[EXERCISE PROMPT]:
Only these lines are needed: the first line of the entries below through the line with "uint4*>(desc + 2);", each returned exactly.

[DATA UNDER STUDY]:
@@ -280,16 +299,17 @@
 		uint4 recA0 = make_uint4(0, 0, 0, 0), recA1 = recA0, recA2 = recA0, recB0 = recA0, recB1 = recA0, recB2 = recA0;
 		if (active)
 		{
-			dqA = *reinterpret_cast<const uint4*>(desc + 1);
-			if (nPos >= 2) dqB = *reinterpret_cast<const uint4*>(desc + 2);
-			if (gl < ((dqA.x >> 16) & 0xFFu)) ppA = posPrev[(dqA.x & 0xFFFFu) + gl];
-			if (gl < (dqA.z & 0xFFFFu)) rqA = recs[dqA.y + gl].rq;
-			if constexpr (WPS <= 2) if (gl < (dqA.z & 0xFFFFu)) { const uint4* rp0 = reinterpret_cast<const uint4*>(recs + dqA.y + gl); recA0 = rp0[0]; recA1 = rp0[1]; recA2 = rp0[2]; }
+			dqA = *reinterpret_cast<const uint4*>(&desc(1));
+			if (nPos >= 2) dqB = *reinterpret_cast<const uint4*>(&desc(2));
+			if (gl < ((dqA.x >> 16) & 0xFFu)) ppA = posPrev((dqA.x & 0xFFFFu) + gl);
+			if (gl < (dqA.z & 0xFFFFu)) rqA = recs(dqA.y + gl).rq;
+			if constexpr (WPS <= 2) if (gl < (dqA.z & 0xFFFFu)) { const uint4* rp0 = reinterpret_cast<const uint4*>(&recs(dqA.y + gl)); recA0 = rp0[0]; recA1 = rp0[1]; recA2 = rp0[2]; }
 		}
 
 		uint32_t pi = 1, attempt = 0, retry0 = 0, retry1 = 0;
 		uint4 dqC = make_uint4(0, 0, 0, 0); uint32_t ppB = 0, rqB = 0;
 		uint32_t guardSteps = 0;
+		POS_LOADS_ARRIVED();
 		__syncthreads();
 
 		while (WBALLOT(active))
@@ -313,20 +333,20 @@
 			}
 			if (active)
 			{
+				if constexpr (WPS > 2) if (gl < nRec) { const uint4* rp0 = reinterpret_cast<const uint4*>(&recs(firstRec + gl)); rec0 = rp0[0]; rec1 = rp0[1]; rec2 = rp0[2]; }
+				rqp[0] = rqA;
+				if constexpr (kP > 1) if (nRec > (uint32_t)G && gl + G < nRec) rqp[kP - 1] = recs(firstRec + G + gl).rq;
 				if (!attempt)
 				{
 					dqC = make_uint4(0, 0, 0, 0); ppB = 0; rqB = 0;
-					if (pi + 2 <= nPos) dqC = *reinterpret_cast<const uint4*>(desc + pi + 2);
+					if (pi + 2 <= nPos) dqC = *reinterpret_cast<const uint4*>(&desc(pi + 2));
 					if (pi + 1 <= nPos)
 					{
-						if (gl < ((dqB.x >> 16) & 0xFFu)) ppB = posPrev[(dqB.x & 0xFFFFu) + gl];
-						if (gl < (dqB.z & 0xFFFFu)) rqB = recs[dqB.y + gl].rq;
-						if constexpr (WPS <= 2) if (gl < (dqB.z & 0xFFFFu)) { const uint4* rp0 = reinterpret_cast<const uint4*>(recs + dqB.y + gl); recB0 = rp0[0]; recB1 = rp0[1]; recB2 = rp0[2]; }
-					}
-				}
-				if constexpr (WPS > 2) if (gl < nRec) { const uint4* rp0 = reinterpret_cast<const uint4*>(recs + firstRec + gl); rec0 = rp0[0]; rec1 = rp0[1]; rec2 = rp0[2]; }
-				rqp[0] = rqA;
-				if constexpr (kP > 1) if (nRec > (uint32_t)G && gl + G < nRec) rqp[kP - 1] = recs[firstRec + G + gl].rq;
+						if (gl < ((dqB.x >> 16) & 0xFFu)) ppB = posPrev((dqB.x & 0xFFFFu) + gl);
+						if (gl < (dqB.z & 0xFFFFu)) rqB = recs(dqB.y + gl).rq;
+						if constexpr (WPS <= 2) if (gl < (dqB.z & 0xFFFFu)) { const uint4* rp0 = reinterpret_cast<const uint4*>(&recs(dqB.y + gl)); recB0 = rp0[0]; recB1 = rp0[1]; recB2 = rp0[2]; }
+					}
+				}
 				uint32_t pBeg = 0, nP = 0, nLv = 0; bool bad = false; uint32_t why = 0;
 				if (gl < m)
 				{
@@ -371,6 +391,7 @@
 						if (ps_ * G + gl < nRec && (rq & PR_OUT_FIRST) && nPk >= 4) wantL |= 1u << nlR;
 					}
 					const uint32_t want = grpOr<G>(wantL);
+					const DevState* st = want ? stArena() : nullptr;
 					for (uint32_t wn = want; wn; wn &= wn - 1)
 					{
 						const uint32_t j = (uint32_t)__ffs((int)wn) - 1u;
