def path_config_from(cfg_model, cfg_data):
    ns = cfg_model.render.num_samples
    hg = cfg_model.object.sdf.encoding.hashgrid
    box = _cfg_get(cfg_data, "bounding_type", "unit_sphere") == "box"
    inside_out = bool(_cfg_get(cfg_model, "object.sdf.mlp.inside_out", False))
    lv = _cfg_get(cfg_model, "light_visibility", None)
    vis = None
    if lv is not None and _cfg_get(lv, "enabled", False):
        vis = dict(camera_ray_type=_cfg_get(lv, "camera_ray_type", None), type=_cfg_get(lv, "type", None),
                   bounding=_cfg_get(lv, "visibility_bounding_type", "sphere"),
                   radius=float(_cfg_get(lv, "visibility_sphere_radius", 1.0)),
                   gamma=float(_cfg_get(lv, "gamma_correlation", 0.0) or 0.0))
    return PathConfig(light_visibility=vis, n_coarse=ns.coarse, n_fine=ns.fine, n_hier=cfg_model.render.num_sample_hierarchy,
                      white_bg=bool(cfg_model.background.white), bounding="box" if box else "sphere",
                      aabb=tuple(_cfg_get(cfg_data, "bounding_box_aabb", (-1, -1, -1, 1, 1, 1))),
                      outside_val=1000.0 * (-1 if inside_out else 1),
                      anneal_end=float(cfg_model.object.s_var.anneal_end),
                      log2T=int(hg.dict_size), levels=int(cfg_model.object.sdf.encoding.levels),
                      min_logres=int(hg.min_logres), max_logres=int(hg.max_logres),
                      scale_rule=str(_cfg_get(hg, "scale_rule", "fp32")))


class WNLinear(torch.nn.Module):

    def __init__(self, v, g, b):
        super().__init__()
        self.bias = v_param(b)
        self.weight_g = v_param(g)
        self.weight_v = v_param(v)


class PlainLinear(torch.nn.Module):
    def __init__(self, w, b):
        super().__init__()
        self.weight, self.bias = v_param(w), v_param(b)


def v_param(t, requires_grad=False):
    return torch.nn.Parameter(t, requires_grad=requires_grad)


class _MLP(torch.nn.Module):
    def __init__(self, linears):
        super().__init__()
        self.linears = torch.nn.ModuleList(linears)


class _Encoding(torch.nn.Module):
    def __init__(self, n_params):
        super().__init__()
        self.params = torch.nn.Parameter(torch.zeros(n_params), requires_grad=False)


class NeuralSDF(torch.nn.Module):

    def __init__(self, pcfg, c2f=None, view=None):
        super().__init__()
        _, total = level_table(pcfg.levels, pcfg.log2T, pcfg.min_logres, pcfg.max_logres, pcfg.scale_rule)
        self.tcnn_encoding = _Encoding(total * 8)
        k0 = 3 + pcfg.levels * 8
        if view is None:
            mlp = _MLP([WNLinear(torch.zeros(256, k0), torch.ones(256, 1), torch.zeros(256)),
                        WNLinear(torch.zeros(256, 256), torch.ones(256, 1), torch.zeros(256))])
            mlp.linear_sdf = PlainLinear(torch.zeros(1, 256), torch.zeros(1))
        else:
            pre = "neural_sdf.mlp."
            mlp = _MLP([WNLinear(*(view(pre + "linears.%d.%s" % (li, n)) for n in ("weight_v", "weight_g", "bias")))
                        for li in range(2)])
            mlp.linear_sdf = PlainLinear(view(pre + "linear_sdf.weight"), view(pre + "linear_sdf.bias"))
            for p in list(mlp.parameters()) + [self.tcnn_encoding.params]:
                p.requires_grad_(True)
        self.mlp = mlp
        self.levels = pcfg.levels
        g = np.exp((np.log(2 ** pcfg.max_logres) - np.log(2 ** pcfg.min_logres)) / (pcfg.levels - 1))
        self.growth_rate = g
        self.resolutions = [int(np.floor(2 ** pcfg.min_logres * g ** lv)) + 1 for lv in range(pcfg.levels)]
        self.normal_eps = 1.0 / self.resolutions[-1]
        self.active_levels = self.anneal_levels = pcfg.levels
        self.warm_up_end = 0
        self.c2f = c2f if c2f is not None and c2f.get("enabled", False) else None

    def set_normal_epsilon(self):
        res = self.resolutions[self.anneal_levels - 1] if self.c2f else self.resolutions[-1]
        self.normal_eps = 1.0 / res

    def set_active_levels(self, current_iter=None):
        if self.c2f is None or current_iter is None:
            self.active_levels = self.anneal_levels = len(self.resolutions)
            return
        anneal = max((current_iter - self.warm_up_end) // self.c2f["step"], 1)
        self.anneal_levels = min(self.levels, anneal)
        self.active_levels = max(self.c2f["init_active_level"], self.anneal_levels)


class LumenRGB(torch.nn.Module):

    def __init__(self, view, heads=layout.HEADS):
        super().__init__()
        self.network_mode = "rgb" if len(heads) == 1 else "rgb_r_s"
        for head, _, _ in heads:
            lins = []
            for li in range(5):
                pre = layout.param_prefix(head, li)
                lins.append(WNLinear(view(pre + ".weight_v"), view(pre + ".weight_g"), view(pre + ".bias")))
                for p in lins[-1].parameters():
                    p.requires_grad_(True)
            setattr(self, head, _MLP(lins))


class _RenderHeads(torch.autograd.Function):

    @staticmethod
    def forward(ctx, table, model, data, u, progress, training, *params):
        eng = model.engine
        st = eng.render(data, model.s_var.detach(), progress, training, u=u, W=model.image_width)
        ctx.state = st
        ctx.stamp = eng.stamp()
        ctx.model = model
        ctx.progress = progress
        model._last_state = st
        comp, fld = st[4], st[2]
        if model.stage != "a":
            return comp["rgb"], comp["o_r"], comp["o_s"], comp["o_re"]
        hess = fld["hess"].clone() if fld["hess"] is not None else torch.zeros_like(fld["grad"])
        return comp["rgb"], comp["o_r"], comp["o_s"], comp["o_re"], fld["grad"].clone(), hess

    @staticmethod
    def backward(ctx, d_rgb, d_o_r, d_o_s, d_o_re, d_grads=None, d_hess=None):
        model = ctx.model
        if ctx.state is None:
            raise RuntimeError("_RenderHeads: backward through the same render twice")
        model.engine.check_stamp(ctx.stamp)
        grad = torch.zeros_like(model.flat)
        gt = None
        if model.stage == "a":
            st = ctx.state
            N, R = st[1].shape
            d_rgb = torch.zeros(R, 3, device=grad.device) if d_rgb is None else d_rgb.contiguous()
            gt = torch.empty_like(model.neural_sdf.tcnn_encoding.params)
            c = lambda t: None if t is None else t.contiguous()
            model.engine.backward_a(st, d_rgb, model.flat.detach(), grad, gt, 0.0, 0.0, ctx.progress,
                                    d_grad_ext=c(d_grads), d_hess_ext=c(d_hess))
        else:
            model.engine.backward(ctx.state, d_rgb, d_o_r, d_o_s, d_o_re, model.flat, model._sdf_l1(), grad)
        ctx.state = None
        views = [grad[off:off + n].view(shape) if need else None
                 for (_, shape, off, n), need in zip(model._trainable_items(), ctx.needs_input_grad[6:])]
        return (gt if ctx.needs_input_grad[0] else None, None, None, None, None, None, *views)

[REPLY]:
@@ -280,16 +299,17 @@
 		uint4 recA0 = make_uint4(0, 0, 0, 0), recA1 = recA0, recA2 = recA0, recB0 = recA0, recB1 = recA0, recB2 = recA0;
 		if (active)
 		{
-			dqA = *reinterpret_cast<const uint4*>(desc + 1);
-			if (nPos >= 2) dqB = *reinterpret_cast<const uint4*>(desc + 2);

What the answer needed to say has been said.